If you know that
[tex]e=\displaystyle\lim_{x\to\pm\infty}\left(1+\frac1x\right)^x[/tex]
then it's possible to rewrite the given limit so that it resembles the one above. Then the limit itself would be some expression involving [tex]e[/tex].
For starters, we have
[tex]\dfrac{3x-1}{3x+3}=\dfrac{3x+3-4}{3x+3}=1-\dfrac4{3x+3}=1-\dfrac1{\frac34(x+1)}[/tex]
Let [tex]y=\dfrac34(x+1)[/tex]. Then as [tex]x\to\infty[/tex], we also have [tex]y\to\infty[/tex], and
[tex]2x-1=2\left(\dfrac43y-1\right)=\dfrac83y-2[/tex]
So in terms of [tex]y[/tex], the limit is equivalent to
[tex]\displaystyle\lim_{y\to\infty}\left(1-\frac1y\right)^{\frac83y-2}[/tex]
Now use some of the properties of limits: the above is the same as
[tex]\displaystyle\left(\lim_{y\to\infty}\left(1-\frac1y\right)^{-2}\right)\left(\lim_{y\to\infty}\left(1-\frac1y\right)^y\right)^{8/3}[/tex]
The first limit is trivial; [tex]\dfrac1y\to0[/tex], so its value is 1. The second limit comes out to
[tex]\displaystyle\lim_{y\to\infty}\left(1-\frac1y\right)^y=e^{-1}[/tex]

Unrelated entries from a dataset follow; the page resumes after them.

static int plan_conv(const yv6_handle* h, const yv6_conv_desc* d, ConvPlan* plan) {
  YV6_REQUIRE(d != nullptr, "conv: null descriptor");
  YV6_REQUIRE(d->x && d->w && d->y, "conv: null tensor pointer");
  YV6_REQUIRE(d->N > 0 && d->H > 0 && d->W > 0, "conv: bad input shape %dx%dx%d", d->N, d->H, d->W);
  YV6_REQUIRE(d->Cin > 0 && d->Cin % 16 == 0, "conv: Cin=%d must be a positive multiple of 16", d->Cin);
  YV6_REQUIRE(d->x_c_total >= d->Cin && d->x_c_total % 8 == 0, "conv: bad x_c_total=%d", d->x_c_total);
  YV6_REQUIRE(d->Cout > 0, "conv: Cout=%d", d->Cout);
  YV6_REQUIRE(d->kh >= 1 && d->kh <= 3 && d->kw >= 1 && d->kw <= 3, "conv: kernel %dx%d unsupported", d->kh, d->kw);
  YV6_REQUIRE(d->stride == 1 || d->stride == 2, "conv: stride %d unsupported", d->stride);
  YV6_REQUIRE(d->stride_w >= 0 && d->stride_w <= 2, "conv: stride_w %d unsupported", d->stride_w);
  const int stride_w = d->stride_w > 0 ? d->stride_w : d->stride;
  YV6_REQUIRE(d->nsplit == 1 || d->nsplit == 3, "conv: nsplit must be 1 or 3");
  YV6_REQUIRE((reinterpret_cast<uintptr_t>(d->x) & 15) == 0 && (reinterpret_cast<uintptr_t>(d->w) & 15) == 0,
              "conv: x / w must be 16-byte aligned");
  YV6_REQUIRE(d->y_dtype == YV6_DT_BF16 || d->y_dtype == YV6_DT_F32, "conv: bad y_dtype");

  ConvKParams& k = plan->k;
  memset(&k, 0, sizeof(k));
  k.N = d->N;
  const int pad_w = (d->pad_w == YV6_PAD_SAME) ? d->pad : d->pad_w;
  k.Ho = d->out_h > 0 ? d->out_h : (d->H + 2 * d->pad - d->kh) / d->stride + 1;
  k.Wo = d->out_w > 0 ? d->out_w : (d->W + 2 * pad_w - d->kw) / stride_w + 1;
  YV6_REQUIRE(k.Ho > 0 && k.Wo > 0, "conv: empty output");
// ... 35 lines not shown
        long tiles = (long)ceil_div(k.Wo, bw) * ceil_div(k.Ho, bh) * ceil_div(d->N, bi);
        if (best_tiles < 0 || tiles < best_tiles || (tiles == best_tiles && bw > bestw)) {
          best_tiles = tiles;
          bestw = bw;
          besth = bh;
          besti = bi;
        }
      }
    }
    for (int bw = 1; bw <= std::min(kTileRows, 256 / stride_w); bw <<= 1) {
      const int bh = kTileRows / bw;
      if (bh * d->stride > 256) continue;
      long tiles = (long)ceil_div(k.Wo, bw) * ceil_div(k.Ho, bh) * d->N;
      if (best_box_tiles < 0 || tiles < best_box_tiles || (tiles == best_box_tiles && bw > boxw)) {
        best_box_tiles = tiles;
        boxw = bw;
        boxh = bh;
      }
    }
    if (best_box_tiles > 0 && best_box_tiles * 100 <= best_tiles * 108 && d->force_bi == 0) {
      bestw = boxw;
      besth = boxh;
      besti = 1;
    }
    k.BW = bestw;
    k.BH = besth;
    k.BI = besti;
  }
  k.halo = 0;
  if (d->kh == 3 && d->kw == 3 && d->stride == 1 && stride_w == 1 && d->pad == 1 && pad_w == 1 && d->out_h == 0 && d->out_w == 0 &&
      d->Cin % 64 == 0 && d->force_bw == 0 && d->force_halo >= 0) {
    const long generic = (long)ceil_div(k.Wo, k.BW) * ceil_div(k.Ho, k.BH) * ceil_div(d->N, k.BI);
    const long halo_tiles = (long)ceil_div(k.Wo, 8) * ceil_div(k.Ho, 16) * d->N;
    if (d->force_halo > 0 || halo_tiles * 4 <= generic * 5) {
      k.halo = 1;
      k.BW = 8;
      k.BH = 16;
      k.BI = 1;
    }
  }
  k.skip_cb = 0;
  if (d->kh == 3 && d->kw == 2 && d->stride == 2 && stride_w == 1 && d->pad == 1 && pad_w == 1 && d->out_w == d->W && d->out_h == 0 &&
      d->Cin % 64 == 0 && d->force_bw == 0 && d->force_halo >= 0 && d->H % 2 == 0) {
    const long generic = (long)ceil_div(k.Wo, k.BW) * ceil_div(k.Ho, k.BH) * ceil_div(d->N, k.BI);
    const long halo_tiles = (long)ceil_div(k.Wo, 8) * ceil_div(k.Ho, 16) * d->N;
    if (d->force_halo > 0 || (halo_tiles * 4 <= generic * 5 && d->Cin <= 256)) {
      k.halo = 2;
      k.BW = 8;
      k.BH = 16;
      k.BI = 1;
      if (d->pair_view && (d->Cin / 2) % 64 == 0) k.skip_cb = d->Cin / 128;
    }
  }
  const long m_tiles = (long)ceil_div(k.Wo, k.BW) * ceil_div(k.Ho, k.BH) * ceil_div(d->N, k.BI);
  if (d->force_bn > 0) {
    YV6_REQUIRE(d->force_bn == 32 || d->force_bn == 64 || d->force_bn == 96 || d->force_bn == 128, "conv: force_bn must be 32, 64, 96 or 128");
    k.BN = d->force_bn;
  } else {
    double best_cost = -1;
    int best_bn = 0;
    for (int i = 3; i >= 0; --i) {
      const int bn = kBNs[i];
      if (bn < 64 && d->Cout > bn) continue;
      const long tiles = m_tiles * ceil_div(d->Cout, bn);
      const double waves = (double)ceil_div((int)std::min<long>(tiles, 1l << 30), h->num_sms);
      const double cost = waves * (bn + 48.0);
      if (best_cost < 0 || cost < best_cost - 1e-9) {
        best_cost = cost;
        best_bn = bn;
      }
    }
    k.BN = best_bn;
  }
  YV6_REQUIRE(k.BN >= 16, "conv: could not choose BN for Cout=%d", d->Cout);
  k.tiles_n = ceil_div(d->Cout, k.BN);
  k.rows = k.BW * k.BH * k.BI;
  k.tiles_w = ceil_div(k.Wo, k.BW);
  k.tiles_h = ceil_div(k.Ho, k.BH);
  k.tiles_i = ceil_div(d->N, k.BI);
  YV6_REQUIRE(m_tiles * k.tiles_n < (1l << 30), "conv: too many tiles");
  k.m_tiles = (int)m_tiles;
  k.cpair = (m_tiles >= 2 && h->max_clusters > 0 && d->force_pair > 0) ? 1 : 0;
  k.b_rows = k.cpair ? k.BN / 2 : k.BN;
  k.num_tiles = k.cpair ? (int)(((m_tiles + 1) / 2) * k.tiles_n) : (int)(m_tiles * k.tiles_n);

  k.a_stage_bytes = kTileRows * k.kb_bytes;
  k.b_stage_bytes = ((k.BN * k.kb_bytes + 1023) / 1024) * 1024;
  const int budget = h->max_smem_optin - 1024 - 1024 - staging_bytes(k.BN);
  if (k.halo) {
    const int halo_stage = (k.halo == 2) ? HaloGeom<true>::kStageBytes : HaloGeom<false>::kStageBytes;
    const int min_a = (k.halo == 2) ? 2 : 3;
    const int b_tiles = (k.halo == 2) ? k.npairs * (k.cin_blocks * 6 - 3 * k.skip_cb) : k.npairs * k.cin_blocks * 9;
    k.b_resident = (k.tiles_n == 1 && b_tiles <= kMaxBStages && d->force_stages == 0 &&
                    (long)b_tiles * k.b_stage_bytes + min_a * halo_stage <= budget) ? 1 : 0;
    if (k.b_resident) {
      k.b_stages = b_tiles;
      k.a_stages = std::min(kMaxAStages, (budget - b_tiles * k.b_stage_bytes) / halo_stage);
    } else {
      k.a_stages = (k.halo == 1 && budget - 3 * halo_stage >= 3 * k.b_stage_bytes) ? 3 : 2;
      k.b_stages = std::min(kMaxBStages, (budget - k.a_stages * halo_stage) / k.b_stage_bytes);
      if (d->force_stages > 0) k.b_stages = std::min(k.b_stages, std::max(2, d->force_stages));
    }
    YV6_REQUIRE(k.a_stages >= 2 && k.b_stages >= 2, "conv(halo): not enough shared memory");
    k.stages = k.b_stages;
    k.a_region_bytes = k.a_stages * halo_stage;
    k.b_region_bytes = k.b_stages * k.b_stage_bytes;
  } else {
    const int stage_bytes = k.a_stage_bytes + k.b_stage_bytes;
    int stages = std::min(kMaxStages, budget / stage_bytes);
    if (d->force_stages > 0) stages = std::min(stages, d->force_stages);
    YV6_REQUIRE(stages >= 2, "conv: not enough shared memory for a 2-stage pipeline");
    k.stages = stages;
    k.a_region_bytes = stages * k.a_stage_bytes;
    k.b_region_bytes = stages * k.b_stage_bytes;
  }
  plan->smem_bytes = (size_t)k.a_region_bytes + k.b_region_bytes + staging_bytes(k.BN) + 1024 + 1024;

  k.act = d->act;
  k.y_dtype = d->y_dtype;
  k.fast_act = (d->y_dtype == YV6_DT_BF16 && d->nsplit != 3) ? 1 : 0;
  k.out_planes = (d->nsplit == 3 && d->y_dtype == YV6_DT_BF16) ? 3 : 1;
  k.res_planes = (d->nsplit == 3) ? 3 : 1;
  k.y = d->y;
  k.y_img_stride = d->y_img_stride;
  k.y_h_stride = d->y_h_stride;
  k.y_w_stride = d->y_w_stride;
  k.y_plane_stride = d->y_plane_stride;
  k.res = reinterpret_cast<const __nv_bfloat16*>(d->res);
  k.alpha = d->alpha;
  k.res_img_stride = d->res_img_stride;
  k.res_h_stride = d->res_h_stride;
  k.res_w_stride = d->res_w_stride;
  k.res_plane_stride = d->res_plane_stride;
  k.bias = d->bias;

  if (k.cpair) {
    int clusters = std::min(k.num_tiles, h->max_clusters);
    if (d->force_grid > 0) clusters = std::min(k.num_tiles, std::max(1, d->force_grid / 2));
    plan->grid = 2 * clusters;
  } else {
    plan->grid = std::min(k.num_tiles, h->num_sms);
    if (d->force_grid > 0) plan->grid = std::min(k.num_tiles, d->force_grid);
  }
  return YV6_OK;
}

}

using namespace yv6;

using ConvKernelFn = void (*)(const CUtensorMap, const CUtensorMap, const ConvKParams);
#define YV6_CONV_MODES(BN, CP)                                                                                      \
  {conv_igemm_kernel<BN, 0, CP>, conv_igemm_kernel<BN, 1, CP>, conv_igemm_kernel<BN, 2, CP>, conv_igemm_kernel<BN, 3, CP>, \
   conv_igemm_kernel<BN, 4, CP>}
static const ConvKernelFn kConvKernels[2][4][5] = {
    {YV6_CONV_MODES(32, false), YV6_CONV_MODES(64, false), YV6_CONV_MODES(96, false), YV6_CONV_MODES(128, false)},
    {YV6_CONV_MODES(32, true), YV6_CONV_MODES(64, true), YV6_CONV_MODES(96, true), YV6_CONV_MODES(128, true)}};
#undef YV6_CONV_MODES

To see why this is the case, replace [tex]y=-z[/tex], so that [tex]z\to-\infty[/tex] as [tex]y\to\infty[/tex], and
[tex]\displaystyle\lim_{z\to-\infty}\left(1+\frac1z\right)^{-z}=\frac1{\lim\limits_{z\to-\infty}\left(1+\frac1z\right)^z}=\frac1e[/tex]
Then the limit we're talking about has a value of
[tex]\left(e^{-1}\right)^{8/3}=\boxed{e^{-8/3}}[/tex]
# # #
Another way to do this without knowing the definition of [tex]e[/tex] as given above is to take apply exponentials and logarithms, but you need to know about L'Hopital's rule. In particular, write
[tex]\left(\dfrac{3x-1}{3x+3}\right)^{2x-1}=\exp\left(\ln\left(\frac{3x-1}{3x+3}\right)^{2x-1}\right)=\exp\left((2x-1)\ln\frac{3x-1}{3x+3}\right)[/tex]
(where the notation means [tex]\exp(x)=e^x[/tex], just to get everything on one line).
Recall that
[tex]\displaystyle\lim_{x\to c}f(g(x))=f\left(\lim_{x\to c}g(x)\right)[/tex]
if [tex]f[/tex] is continuous at [tex]x=c[/tex]. [tex]\exp(x)[/tex] is continuous everywhere, so we have
[tex]\displaystyle\lim_{x\to\infty}\left(\frac{3x-1}{3x+3}\right)^{2x-1}=\exp\left(\lim_{x\to\infty}(2x-1)\ln\frac{3x-1}{3x+3}\right)[/tex]
For the remaining limit, write
[tex]\displaystyle\lim_{x\to\infty}(2x-1)\ln\frac{3x-1}{3x+3}=\lim_{x\to\infty}\frac{\ln\frac{3x-1}{3x+3}}{\frac1{2x-1}}[/tex]
Now as [tex]x\to\infty[/tex], both the numerator and denominator approach 0, so we can try L'Hopital's rule. If the limit exists, it's equal to
[tex]\displaystyle\lim_{x\to\infty}\frac{\frac{\mathrm d}{\mathrm dx}\left[\ln\frac{3x-1}{3x+3}\right]}{\frac{\mathrm d}{\mathrm dx}\left[\frac1{2x-1}\right]}=\lim_{x\to\infty}\frac{\frac4{(x+1)(3x-1)}}{-\frac2{(2x-1)^2}}=-2\lim_{x\to\infty}\frac{(2x-1)^2}{(x+1)(3x-1)}=-\frac83[/tex]
and our original limit comes out to the same value as before, [tex]\exp\left(-\frac83\right)=\boxed{e^{-8/3}}[/tex].